Когда Илзе внезапно серьёзно заболела, она попросила разрешения уехать к своей семье, чтобы за ней ухаживали её родители. Это решение мне причинило много страданий, ведь я так сильно к ней привязалась за последние годы! Мы вместе плакали, страдая от предстоящей разлуки.

— Я обязательно вернусь, когда почувствую себя лучше, барышня, — сказала мне Илзе на прощание.

Тем временем служанка, которая её заменила, у меня вызывает ужас. Она большая насмешница, которая, кажется, постоянно издевается и подтрунивает надо мной. Она мне уже так надоела своими мелкими подколками, что иногда хочется ей прямо заявить, что или она будет со мной разговаривать откровенно и честно, или я пожалуюсь на неё моей тёте. Но, чем больше я об этом думаю, тем больше сомневаюсь, что тётя Анна… захочет ли она меня слушать? Я уже заметила некоторое время тому назад большие изменения в её отношении ко мне. Без сомнения, тётушка и раньше, по большому счёту, никогда не относилась ко мне хорошо, но если она меня и упрекала до этого, то это всегда происходило относительно спокойно и без угроз, совсем не так, как она стала действовать сейчас. Тётя в последнее время стала иногда мне отвешивать, вернее, можно даже сказать, довольно часто, пощёчины, но это было спонтанным действом, и тётя об этом почти всегда сожалела впоследствии, и если и угрожала мне розгами, то никогда не исполняла свою угрозу, что однажды, когда я была очень маленькой, случилось со мной в те времена, когда моя бедная мама ещё была жива, когда она задала мне приличную трёпку. Итак, теперь я вижу и понимаю, что раньше моя жизнь была достаточно легка, и я совершала по ней приятную прогулку. Илзе утверждала, что причиной изменившегося ко мне отношения тёти Анны был аббат Андрис, её новый исповедник. Он приходил несколько дней тому назад в наш дом, и Илзе подслушала состоявшийся между ними в гостиной разговор.

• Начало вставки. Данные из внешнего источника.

int vido_wino3x3_supported(int cin, int cout, int h, int w);
int vido_wino3x3_fills_chip(int n, int cout, int h, int w, int min_wgs);
long long vido_wino3x3_packed_floats(int cin, int cout);
int vido_wino3x3_pack(const float* w, int cin, int cout, float* u_packed);
int vido_wino3x3_bias_act(vido_ctx* ctx, const float* x, const float* u_packed, const float* bias, float* y, int n, int cin, int cout, int h, int w, float slope);
int vido_wino3x3_form(int n, int cin, int cout, int h, int w);
int vido_fc_h_splitk(int rows, int k, int outs);
int vido_fc_h(vido_ctx* ctx, const float* x, const void* w_packed, const float* bias, float* part, float* y, int rows, int k, int outs, float slope);
int vido_conv3x3_h_supported(int n, int cin, int cout, int h, int w);
int vido_conv3x3_h_workgroups(int n, int cout, int h, int w);
int vido_conv3x3_h_bias_act(vido_ctx* ctx, const float* x, const void* w_packed, const float* bias, float* y, int n, int cin, int cout, int h, int w, float slope);
long long vido_wino3x3_packed_floats_form(int cin, int cout, int form);
int vido_wino3x3_pack_form(const float* w, int cin, int cout, int form, float* u_packed);
int vido_wino3x3_bias_act_form(vido_ctx* ctx, const float* x, const float* u_packed, const float* bias, float* y, int n, int cin, int cout, int h, int w, float slope, int form);
int vido_gconv3x3_supported(int H, int W, int cpg_in, int cpg_out);
int64_t vido_gconv3x3_packed_size(int groups, int cpg_in, int cpg_out);
int vido_gconv3x3_bias_act(vido_ctx* ctx, const float* x, const float* in_bias, const float* w_packed, const float* bias, float* y, int groups, int cpg_in, int cpg_out, int H, int W, float slope);
int vido_gconv3x3_s2_supported(int H, int W, int cpg_in, int cpg_out);
int vido_gconv3x3_s2_bias_act(vido_ctx* ctx, const float* x, const float* w_packed, const float* bias, float* y, int groups, int cpg_in, int cpg_out, int H, int W, float slope);
int vido_lfn_reg_front(vido_ctx* ctx, const float* im1, const float* im2, const float* flow, const float* mean, float scale, int B, int C, int H, int W, float* out, int out_channels);
int vido_lfn_reg_tail(vido_ctx* ctx, const float* dist, const float* flow, const float* wx, const float* bx, const float* wy, const float* by, int B, int K, int H, int W, float* out);
int vido_roi_align(vido_ctx* ctx, const float* feat, int B, int C, int H, int W, const float* rois, int n_rois,
                   float spatial_scale, int pooled_h, int pooled_w, int sampling_ratio, float* out, int on_device);
int vido_nms(vido_ctx* ctx, const float* boxes_xyxy, const float* scores, int n, float thresh, int32_t* keep_out,
             int32_t* n_keep, int on_device);
int vido_nms_grouped(vido_ctx* ctx, const float* boxes_xyxy, const float* scores, const int32_t* groups, int n, float thresh,
                     int32_t* keep_out, int32_t* n_keep, int on_device);
int vido_nms_segments(vido_ctx* ctx, const float* boxes_xyxy, const int32_t* groups, const int32_t* seg_off, const int32_t* seg_n, int n_seg, int max_n, int total,
                      float thresh, int32_t* keep_out, int32_t* n_keep);
int vido_roi_align_fpn(vido_ctx* ctx, const float* const feat[4], const int H[4], const int W[4], const float scale[4], int C, const float* boxes, const int32_t* level,
                       int n, int pooled_h, int pooled_w, int sampling_ratio, float* out);
int vido_nchw_to_nhwc(vido_ctx* ctx, const float* src, int B, int C, int H, int W, float* dst);
int vido_roi_align_fpn_nhwc(vido_ctx* ctx, const float* const feat[4], const int H[4], const int W[4], const float scale[4], int C, const float* boxes, const int32_t* level,
                            int n, int pooled_h, int pooled_w, int sampling_ratio, float* out);
int vido_bawin_create(vido_ctx* ctx, int cap_frames, int cap_features);
int vido_bawin_push_frame(vido_ctx* ctx, int frame, int n, const double* meas, const float* xyz, const int32_t* asso);
int vido_bawin_set_labels(vido_ctx* ctx, int n, const int32_t* quads);
int vido_bawin_solve(vido_ctx* ctx, int start, int N, vido_ba_problem* prob, vido_ba_result* res, int32_t* n_obs_out, int32_t* n_pt_out);
int vido_bawin_read_points(vido_ctx* ctx, int frame, int n, float* xyz_out);
int vido_rpn_select(vido_ctx* ctx, int n_levels, const float* const* logits, const float* const* deltas, const int* h, const int* w, const int* stride, const float* cell_anchors,
                    int A, int K, int img_w, int img_h, float* boxes_out, float* scores_out, int32_t* n_out);
int vido_rpn_merge(vido_ctx* ctx, const float* boxes, const float* scores, const int32_t* keep, const int32_t* cnt, int n_levels, int K, int post_nms_top_n, int n_final,
                   float* out_boxes, float* out_scores, int32_t* n_valid);
int vido_det_class_sort(vido_ctx* ctx, const float* prob, const float* deltas, const float* proposals, const float* objectness, int N, int nc, float thresh, const float weights[4],
                        int img_w, int img_h, float* seg_boxes, int32_t* order, int32_t* seg_n);
int vido_det_select(vido_ctx* ctx, const float* prob, const float* seg_boxes, const int32_t* order, const int32_t* keep, const int32_t* cnt, int N, int nc, int detections_per_img, int cap,
                    int32_t* scratch, float* out_boxes, float* out_scores, int64_t* out_labels, int32_t* n_det);
int vido_mask_label_image(vido_ctx* ctx, const float* masks, const float* boxes, const int64_t* labels, int n, int M, int padding, float thresh, int H, int W, uint8_t* out);
int vido_box_decode(vido_ctx* ctx, const float* deltas, const float* boxes, int n, int k, const float weights[4],
                    float* out, int on_device);
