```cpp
template <class M, bool CANDT = false>
__device__ __forceinline__ void commit_tile_chunks(const BatchViewT<typename M::real>& v, const M& model, const int* commit_of_lane , int tile) {
  using real = typename M::real;
  constexpr int NX = M::NX, NU = M::NU;
  static_assert(!CANDT || (NX == 4 && NU == 1 && CT == 8 && CG == 4), "grouped candidates: nx = 4, nu = 1");
  static_assert(HT == kQuad, "a chain wavefront rolls out its own sub-tile");
  const int T = v.T;
  const real dt = (real)v.dt;
  const int ntask = v.nch * TW;
  struct Task {
    int l, c;
    real x[NX], uq[CT][NU];
  };
  auto load = [&](int task, Task& k) __attribute__((always_inline)) {
    k.l = 0;
    k.c = -1;
    if (task < 0) return;
    const int l = task & (TW - 1), c = task >> 4;
    const int b = tile * TW + l;
    const int ci = (b < v.B) ? commit_of_lane[l] : -1;
    if (ci < 0) return;
    k.l = l;
    k.c = c;
    const int ta = ci * v.ntiles + tile;
    real* const x = k.x;
    real(*const uq)[NU] = k.uq;
    if constexpr (CANDT) {
      typedef real real4v __attribute__((ext_vector_type(4)));
      const real4v xv = *reinterpret_cast<const real4v*>(v.cand_x + cand_g_x(ta, c, l, v.nch, NX));
      x[0] = xv.x;
      x[1] = xv.y;
      x[2] = xv.z;
      x[3] = xv.w;
      const real4v u0 = *reinterpret_cast<const real4v*>(v.cand_u + cand_g_u(ta, 2 * c, l, T));
      const real4v u1 = *reinterpret_cast<const real4v*>(v.cand_u + cand_g_u(ta, 2 * c + 1, l, T));
      uq[0][0] = u0.x;
      uq[1][0] = u0.y;
      uq[2][0] = u0.z;
      uq[3][0] = u0.w;
      uq[4][0] = u1.x;
      uq[5][0] = u1.y;
      uq[6][0] = u1.z;
      uq[7][0] = u1.w;
    } else {
#pragma unroll
    for (int i = 0; i < NX; i++) x[i] = v.cand_x[tidx(ta, c, i, l, v.nch, NX)];
#pragma unroll
    for (int q = 0; q < CT; q++) {
      const int tq = (c * CT + q < T) ? c * CT + q : T - 1;
#pragma unroll
      for (int jj = 0; jj < NU; jj++) uq[q][jj] = v.cand_u[tidx(ta, tq, jj, l, T, NU)];
    }
    }
  };
  auto steps = [&](Task& k) __attribute__((always_inline)) {
    if (k.c < 0) return;
    const int l = k.l, c = k.c;
    real* const x = k.x;
    real(*const uq)[NU] = k.uq;
#if ILQR_COMMIT_ROLLED
#pragma unroll 1
    for (int q = 0; q < CT; q++) {
      const int t = c * CT + q;
      if (t > T) break;
#pragma unroll
      for (int i = 0; i < NX; i++) v.xs[tidx(tile, t, i, l, T + 1, NX)] = x[i];
      if (t < T) {
#pragma unroll
        for (int jj = 0; jj < NU; jj++) v.us[tidx(tile, t, jj, l, T, NU)] = uq[0][jj];
        if (q + 1 < CT) {
          real x1[NX];
          integrate_dynamics(model, x, uq[0], dt, x1);
#pragma unroll
          for (int i = 0; i < NX; i++) x[i] = x1[i];
        }
      }
#pragma unroll
      for (int qq = 0; qq + 1 < CT; qq++)
#pragma unroll
        for (int jj = 0; jj < NU; jj++) uq[qq][jj] = uq[qq + 1][jj];
    }
#else
#pragma unroll
    for (int q = 0; q < CT; q++) {
      const int t = c * CT + q;
      if (t <= T) {
#pragma unroll
        for (int i = 0; i < NX; i++) v.xs[tidx(tile, t, i, l, T + 1, NX)] = x[i];
        if (t < T) {
#pragma unroll
          for (int jj = 0; jj < NU; jj++) v.us[tidx(tile, t, jj, l, T, NU)] = uq[q][jj];
          if (q + 1 < CT) {
            real x1[NX];
            integrate_dynamics(model, x, uq[q], dt, x1);
#pragma unroll
            for (int i = 0; i < NX; i++) x[i] = x1[i];
          }
        }
      }
    }
#endif
  };
  for (int first = ntask - 1 - (int)threadIdx.x; first >= 0; first -= kCommitBatch * (int)blockDim.x) {
    Task k[kCommitBatch];
#pragma unroll
    for (int j = 0; j < kCommitBatch; j++) load(first - j * (int)blockDim.x, k[j]);
#pragma unroll
    for (int j = 0; j < kCommitBatch; j++) steps(k[j]);
  }
}

template <class M, class MFD>
__global__ __launch_bounds__(512) __attribute__((amdgpu_waves_per_eu(2, 2))) void k_solve_hex(BatchViewT<typename M::real> v, M model, MFD fdm, AlphaSet alphas,
                                                                                                 SolverParams sp, int n_iters, int force,
                                                                                                 int* __restrict__ commit_idx, int commit_pending,
                                                                                                 long long* __restrict__ phase_ticks) {
  using real = typename M::real;
  using P = HexPair<real, M::NX, M::NU, state_free_running_cost<M>::value>;
  __shared__ P pairs[4];
  __shared__ double steps[104];
  __shared__ double lds_cost[NALPHA * TW];
  __shared__ int tile_running;
  __shared__ int simd_count[4];
  __shared__ int lds_commit[TW];
  if (threadIdx.x < 4) simd_count[threadIdx.x] = 0;
  load_step_table(steps);
  const int wave = (int)(threadIdx.x >> 6);
  int role = wave;
  {
    const int simd = hw_simd_id();
    int slot = 0;
    if ((threadIdx.x & 63) == 0) slot = atomicAdd(&simd_count[simd], 1);
    slot = __shfl(slot, 0, 64);
    __syncthreads();
    if (simd_count[0] == 2 && simd_count[1] == 2 && simd_count[2] == 2 && simd_count[3] == 2) role = simd + 4 * slot;
  }
  const int rwave = kHexQuadRollout ? ((role < 4) ? role : 4) : ((role < 3) ? role : 3);
  const int tile = blockIdx.x;
  constexpr int kShareReals = 4 * ((2 * M::NU + M::NU * M::NX + M::NX + 3) / 4) * TW;
  static_assert(kShareReals <= (int)(sizeof(pairs[0].ring) / sizeof(real)), "a pair's ring holds a wavefront's rollout rows");
  long long t_sweep = 0, t_roll = 0, t0 = 0;
#ifdef ILQR_HEX_SECTIONS
  long long t_sweep_last = 0;
#endif
  const bool timing = (phase_ticks != nullptr) & (threadIdx.x == 0);
  const long long c_begin = timing ? clock64() : 0, w_begin = timing ? wall_clock64() : 0;
  if (commit_pending) {
    commit_tile_chunks<M>(v, model, commit_idx + tile * TW, tile);
    phase_barrier();
  }
  int it = 0;
  for (; it < n_iters; it++) {
    if (timing) t0 = wall_clock64();
    sweep_backward_hex<M, MFD, P>(v, model, fdm, sp, 1, force, tile, pairs, steps, role);
    phase_barrier();
    if (timing) {
      const long long t1 = wall_clock64();
#ifdef ILQR_HEX_SECTIONS
      t_sweep_last = t1 - t0;
#endif
      t_sweep += t1 - t0;
      t0 = t1;
    }
    rollout_tile<M, true, true, kDeepPrefetch<M>, true, true, true, 1, kHexCandT, kHexQuadRollout>(v, model, alphas, NALPHA, v.cost_c, 1, sp, commit_idx, tile, lds_cost, it == n_iters - 1, rwave,
                                               pairs[role & 3].ring);
#ifdef ILQR_HEX_SECTIONS
#define ILQR_HEX_MARK(n)                                   \
    if (ILQR_HEX_SECTIONS == n && timing) {                \
      const long long t1 = wall_clock64();                 \
      t_sweep = t_sweep - t_sweep_last + (t1 - t0);        \
      t0 = t1;                                             \
    }
#else
#define ILQR_HEX_MARK(n)
#endif
    ILQR_HEX_MARK(1)
    if (threadIdx.x < TW) lds_commit[threadIdx.x] = commit_idx[tile * TW + threadIdx.x];
    if (threadIdx.x == 0) tile_running = 0;
    phase_barrier();
    ILQR_HEX_MARK(2)
    commit_tile_chunks<M, kHexCandT>(v, model, lds_commit, tile);
    ILQR_HEX_MARK(3)
    phase_barrier();
    if (timing) t_roll += wall_clock64() - t0;
    if (!sp.fixed_work) {
      const int b = tile * TW + (int)threadIdx.x;
      if (threadIdx.x < TW && b < v.B && v.status[b] == 0) tile_running = 1;
      __syncthreads();
      if (!tile_running) {
        it++;
        break;
      }
    }
  }
  if (timing) {
    phase_ticks[5 * tile + 0] += t_sweep;
    phase_ticks[5 * tile + 1] += t_roll;
    phase_ticks[5 * tile + 2] += it;
    phase_ticks[5 * tile + 3] += clock64() - c_begin;
    phase_ticks[5 * tile + 4] += wall_clock64() - w_begin;
  }
}

}
```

— Она ленивая, непослушная и вспыльчивая, — произнесла моя тётя, говоря обо мне.

— Ничего страшного! — ответил отец Андрис — в этом случае следует применить кнут. Вы же знаете слова царя Соломона: «Не экономьте на исправлении ребёнка, поражая его хлыстом, ибо вы освобождаете его душу от ада.»

— Вы правы, святой отец, — ответила тётя, Анна — я вижу, что до сих пор не занималась воспитанием Лилии с достаточной строгостью. Но будьте уверены, что в будущем у вас не будет повода упрекнуть меня в этом.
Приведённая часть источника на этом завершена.